RECORDS PROVIDED:
..............................
# microsoft/Cream

Measured on AMD Instinct MI355X. Metric: images/sec (whole node) AutoFormer-S supernet step @224^2, higher is better.
Workload: dtype bf16; 1 GPU; AutoFormer-S supernet train step, random-path sampling (random.seed(epoch)), per-GPU batch 128, 224x224, AdamW, grad all-reduce RCCL; global_batch=128, parallelism=dp1, wgrad_partials=bf16 split-K partial tiles (within 1.9e-3 of fp32 partials), mixup=on-device, in the timed region

## Files before the change

### cream_amd/_lib.py

```python
import ctypes
import os

_HERE = os.path.dirname(os.path.abspath(__file__))
LIB_PATH = os.path.join(_HERE, "libcream_amd.so")

CREAM_OK = 0
_ERRORS = {
    -1: "CREAM_ERR_BAD_ARG (null pointer, negative size or unsupported stride)",
    -2: "CREAM_ERR_BAD_DTYPE (element type not supported by this entry point)",
    -3: "CREAM_ERR_LAUNCH (HIP kernel launch failed)",
    -4: "CREAM_ERR_TOO_LARGE (shape exceeds what the kernel family supports)",
}

F32, F16, BF16, F64 = 0, 1, 2, 3


class CreamLibraryError(RuntimeError):
    pass


_c = ctypes
_vp, _i, _i64, _f = _c.c_void_p, _c.c_int, _c.c_int64, _c.c_float

SIGNATURES = {
# ... 18 lines not shown
    "cream_irpe_attn2_check": (_i, [_vp, _i]),
    "cream_irpe_attn2_fwd": (_i, [_vp, _vp]),
    "cream_irpe_attn2_bwd": (_i, [_vp, _vp]),
    "cream_irpe_table_grad2": (_i, [_vp, _vp, _i64, _i64, _i64, _i, _vp, _i64, _i64, _i64, _i, _i, _i, _i, _f, _vp]),
    "cream_mini_attn_fwd": (_i, [_vp, _vp]),
    "cream_mini_attn_bwd": (_i, [_vp, _vp]),
    "cream_window_attn_check": (_i, [_vp, _i]),
    "cream_window_attn_part_size": (_i, [_i, _i, _i]),
    "cream_window_attn_blocks": (_i, [_vp]),
    "cream_window_attn_fwd": (_i, [_vp, _vp]),
    "cream_window_attn_bwd": (_i, [_vp, _vp]),
    "cream_window_attn_large_check": (_i, [_vp, _i]),
    "cream_window_attn_large_part_size": (_i, [_i, _i]),
    "cream_window_attn_large_blocks": (_i, [_vp]),
    "cream_window_attn_large_fwd": (_i, [_vp, _vp]),
    "cream_window_attn_large_bwd": (_i, [_vp, _vp]),
    "cream_token_dwconv3_part_size": (_i, [_i]),
    "cream_token_dwconv3_blocks": (_i, [_vp]),
    "cream_token_dwconv3_fwd": (_i, [_vp, _vp]),
    "cream_token_dwconv3_bwd": (_i, [_vp, _vp]),
    "cream_cga_attn_check": (_i, [_vp]),
    "cream_cga_attn_fwd": (_i, [_vp, _vp]),
    "cream_relation_loss_check": (_i, [_vp]),
    "cream_relation_loss_blocks": (_i, [_vp]),
    "cream_relation_loss": (_i, [_vp, _vp]),
    "cream_hidden_relation_check": (_i, [_vp]),
    "cream_hidden_relation_padded": (_i, [_i]),
    "cream_hidden_relation_parts": (_i, [_i, _i]),
    "cream_hidden_relation_loss": (_i, [_vp, _vp]),
    "cream_attn_rpe2d_padded_len": (_i, [_i]),
    "cream_attn_rpe2d_dtab_parts": (_i, [_i, _i]),
    "cream_attn_rpe2d_bwd_mode": (_i, [_i]),
    "cream_attn_rpe2d_fwd": (_i, [_vp, _vp, _vp, _vp, _vp, _vp, _i64, _i64, _i64, _vp, _vp, _vp, _vp, _i,
                                  _i, _i, _i, _i, _i, _i, _f, _i, _vp]),
    "cream_attn_rpe2d_bwd": (_i, [_vp, _vp, _vp, _i64, _i64, _i64, _vp, _vp, _vp, _vp, _vp,
                                  _vp, _vp, _vp, _vp, _vp, _vp, _vp, _i64, _i64, _i64,
                                  _vp, _vp, _vp, _vp, _i, _i, _i, _i, _i, _i, _i, _f, _i, _vp]),
    "cream_attn_rpe2d_fwd_img": (_i, [_vp, _vp, _vp, _vp, _vp, _vp, _i64, _i64, _i64, _vp, _vp, _vp, _vp, _i, _vp,
                                      _i, _i, _i, _i, _i, _i, _f, _i, _vp]),
    "cream_attn_rpe2d_bwd_img": (_i, [_vp, _vp, _vp, _i64, _i64, _i64, _vp, _vp, _vp, _vp, _vp,
                                      _vp, _vp, _vp, _vp, _vp, _vp, _vp, _i64, _i64, _i64,
                                      _vp, _vp, _vp, _vp, _i, _vp, _i, _i, _i, _i, _i, _i, _f, _i, _vp]),
    "cream_attn_rpe2d_fwd_drop": (_i, [_vp, _vp, _vp, _vp, _vp, _vp, _i64, _i64, _i64, _vp, _vp, _vp, _vp, _i, _vp,
                                       _i, _i, _i, _i, _i, _i, _f, _f, _c.c_uint32, _i, _vp]),
    "cream_attn_rpe2d_bwd_drop": (_i, [_vp, _vp, _vp, _i64, _i64, _i64, _vp, _vp, _vp, _vp, _vp,
                                       _vp, _vp, _vp, _vp, _vp, _vp, _vp, _i64, _i64, _i64,
                                       _vp, _vp, _vp, _vp, _i, _vp, _i, _i, _i, _i, _i, _i, _f, _f, _c.c_uint32, _i, _vp]),
    "cream_attn_rpe2d_table_image_bytes": (_i64, []),
    "cream_attn_rpe2d_table_images": (_i, [_vp, _vp, _vp, _vp, _vp, _i, _i, _vp]),
    "cream_attn_rpe2d_fwd_mode": (_i, [_i]),
    "cream_ln_fwd": (_i, [_vp, _vp, _vp, _vp, _vp, _vp, _i, _i, _f, _vp]),
    "cream_ln_partials": (_i, []),
    "cream_ln_bwd": (_i, [_vp, _vp, _vp, _vp, _vp, _vp, _vp, _vp, _vp, _vp, _i, _i, _i, _vp]),
    "cream_gelu_fwd": (_i, [_vp, _vp, _i64, _vp]),
    "cream_gelu_bwd": (_i, [_vp, _vp, _vp, _i64, _vp]),
    "cream_residual_add": (_i, [_vp, _vp, _vp, _vp, _i64, _i64, _vp]),
    "cream_scale_cast": (_i, [_vp, _vp, _vp, _i64, _i64, _vp]),
    "cream_colsum_slabs": (_i, [_i]),
    "cream_colsum": (_i, [_vp, _vp, _i, _i, _vp]),
    "cream_add_ln_fwd": (_i, [_vp, _vp, _vp, _vp, _vp, _vp, _vp, _i, _vp, _vp, _i, _i, _f, _vp]),
    "cream_block_wgrad_bf16": (_i, [_i]),
    "cream_colsum128_slabs": (_i, [_i]),
    "cream_colsum128": (_i, [_vp, _vp, _i, _i, _vp]),
    "cream_gelu_bwd_colsum": (_i, [_vp, _vp, _vp, _vp, _i, _i, _vp]),
    "cream_scale_cast_colsum": (_i, [_vp, _vp, _vp, _vp, _i, _i, _i, _vp]),
    "cream_grad_finalize": (_i, [_vp, _i, _vp]),
    "cream_gemm_rows_per_colsum_slab": (_i, []),
    "cream_gemm_nt256": (_i, [_i]),
    "cream_gemm_nt8": (_i, [_i]),
    "cream_linear_fwd": (_i, [_vp, _vp, _vp, _vp, _i, _i, _i, _i64, _vp]),
    "cream_linear_fwd_seg": (_i, [_vp, _vp, _vp, _vp, _i, _i, _i, _i64, _i, _i64, _vp]),
    "cream_linear_gelu_fwd": (_i, [_vp, _vp, _vp, _vp, _vp, _i, _i, _i, _i64, _vp]),
    "cream_linear_gelu_fwd_pad": (_i, [_vp, _vp, _vp, _vp, _vp, _i, _i, _i, _i, _i64, _vp]),
    "cream_linear_dgrad": (_i, [_vp, _vp, _vp, _i, _i, _i, _i64, _vp]),
    "cream_linear_dgrad_seg": (_i, [_vp, _vp, _vp, _i, _i, _i, _i64, _i, _i64, _vp]),
    "cream_linear_dgrad_mul": (_i, [_vp, _vp, _vp, _vp, _vp, _i, _i, _i, _i64, _vp]),
    "cream_linear_wgrad_splits": (_i, [_i, _i, _i]),
    "cream_linear_wgrad_splits_bf16": (_i, [_i, _i, _i]),
    "cream_gemm_tn8": (_i, [_i]),
    "cream_gemm_nthalf": (_i, [_i]),
    "cream_gemm_nt224": (_i, [_i]),
    "cream_gemm_nt224_launches": (_i64, []),
    "cream_linear_nt224": (_i, [_vp, _vp, _vp, _vp, _i, _i, _i, _i64, _i, _i64, _i, _i64, _vp]),
    "cream_gemm_ntopt": (_i, [_i]),
    "cream_gemm_stagger": (_i, [_i]),
    "cream_block_layout_epoch": (_i, []),
    "cream_cu_reserve": (_i, [_i]),
    "cream_mixup_cutmix": (_i, [_vp, _vp, _vp, _i, _i, _i, _i, _i, _f, _i, _i, _i, _i, _i, _f, _vp]),
    "cream_image_batch_plan": (_i64, [_vp, _i, _i, _i]),
    "cream_image_batch_transform": (_i, [_vp, _vp, _i64, _vp, _vp, _i, _i, _i, _vp, _vp, _vp, _i64, _vp]),
    "cream_cu_count": (_i, []),
    "cream_linear_wgrad_parts": (_i, [_vp, _vp, _vp, _vp, _i, _i, _i, _i, _vp]),
    "cream_linear_wgrad_parts_bf16": (_i, [_vp, _vp, _vp, _vp, _i, _i, _i, _i, _vp]),
    "cream_param_job_tiles": (_i, [_i, _i]),
    "cream_adamw_step": (_i, [_vp, _vp, _i, _i, _i, _c.c_double, _c.c_double, _c.c_double, _c.c_double, _i64, _vp]),
    "cream_grad_clip_coef": (_i, [_vp, _vp, _i, _i, _c.c_double, _vp, _vp, _vp]),
    "cream_adamw_step_clipped": (_i, [_vp, _vp, _i, _i, _i, _c.c_double, _c.c_double, _c.c_double, _c.c_double, _i64, _vp, _vp]),
    "cream_grad_scale": (_i, [_vp, _vp, _i, _i, _vp, _vp]),
    "cream_soft_ce": (_i, [_vp, _vp, _vp, _vp, _i, _i, _i, _f, _vp]),
    "cream_sparse_ce": (_i, [_vp, _vp, _vp, _vp, _vp, _i, _i, _i, _i, _f, _vp]),
    "cream_softmax_topk_records": (_i, [_vp, _vp, _vp, _i, _i, _i, _i, _vp]),
    "cream_linear_f32_fwd": (_i, [_vp, _vp, _vp, _vp, _i, _i, _i, _i64, _i64, _i, _i, _vp]),
    "cream_bmm_f32": (_i, [_vp, _vp, _vp, _i, _i, _i, _vp, _vp, _vp, _i, _i, _vp]),
    "cream_linear_f32_dgrad": (_i, [_vp, _vp, _vp, _i, _i, _i, _i64, _i, _i, _vp]),
    "cream_linear_f32_wgrad": (_i, [_vp, _vp, _vp, _vp, _i, _i, _i, _i64, _i64, _i, _i, _vp]),
    "cream_ln_f32_fwd": (_i, [_vp, _vp, _vp, _vp, _vp, _vp, _i, _i, _f, _vp]),
    "cream_ln_f32_bwd": (_i, [_vp, _vp, _vp, _vp, _vp, _vp, _vp, _i, _i, _vp]),
    "cream_block_prof_enable": (_i, [_i]),
    "cream_block_prof_kinds": (_i, []),
    "cream_block_prof_name": (_c.c_char_p, [_i]),
    "cream_block_prof_collect": (_i, [_vp, _vp, _vp, _vp]),
    "cream_slices_copy": (_i, [_vp, _i, _vp, _i, _i, _vp]),
    "cream_block_fwd_workspace": (_i64, [_vp, _vp, _vp, _vp]),
    "cream_block_fwd": (_i, [_vp, _vp, _vp, _vp, _vp, _vp, _vp]),
    "cream_block_bwd_workspace": (_i64, [_vp, _vp, _vp, _vp]),
    "cream_block_bwd": (_i, [_vp, _vp, _vp, _vp, _vp, _vp, _vp, _vp, _i, _i64, _vp, _vp, _i, _vp, _vp]),
    "cream_image_augment_workspace": (_i64, [_i, _i, _i, _i]),
    "cream_image_augment_u8": (_i, [_vp, _vp, _i, _i, _i, _vp, _vp, _i, _vp, _i64, _vp]),
    "cream_image_batch_plan_aug": (_i64, [_vp, _i, _i, _i, _vp, _i]),
    "cream_image_batch_transform_aug": (_i, [_vp, _vp, _i64, _vp, _vp, _i, _i, _i, _vp, _vp, _vp, _vp, _i, _vp, _i64, _vp]),
}

MAX_GRAD_JOBS = 24


class GradJob(ctypes.Structure):
    _fields_ = [("dst", _vp), ("src", _vp), ("ld", _i64), ("pstride", _i64),
                ("nparts", _c.c_int32), ("rows", _c.c_int32), ("cols", _c.c_int32),
                ("interleave", _c.c_int32), ("src_bf16", _c.c_int32), ("overwrite", _c.c_int32)]

class ImageDesc(ctypes.Structure):
    _fields_ = ([("offset", _i64)] +
                [(n, _c.c_int32) for n in ("height", "width", "row_stride", "box_top", "box_left", "box_h", "box_w", "resized_h",
                                           "resized_w", "win_top", "win_left", "flip", "row0", "nrows")] +
                [("tmp_off", _i64)] +
                [(n, _c.c_int32) for n in ("erase_top", "erase_left", "erase_h", "erase_w")] +
                [("erase_seed", _c.c_uint32), ("reserved", _c.c_int32)])


class AugOp(ctypes.Structure):
    _fields_ = [("kind", _c.c_int32), ("arg", _c.c_int32), ("factor", _f), ("fill", _c.c_uint32), ("m", _c.c_double * 6)]


class SliceJob(ctypes.Structure):
    _fields_ = [("full", _vp), ("ld", _i64), ("packed_off", _i64), ("rows", _c.c_int32), ("cols", _c.c_int32)]
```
..............................
TASK BRIEF: Every line in the records above with "Structure" in it adds one to the count; give that count and nothing else.

SOLUTION TO THIS PROBLEM: 4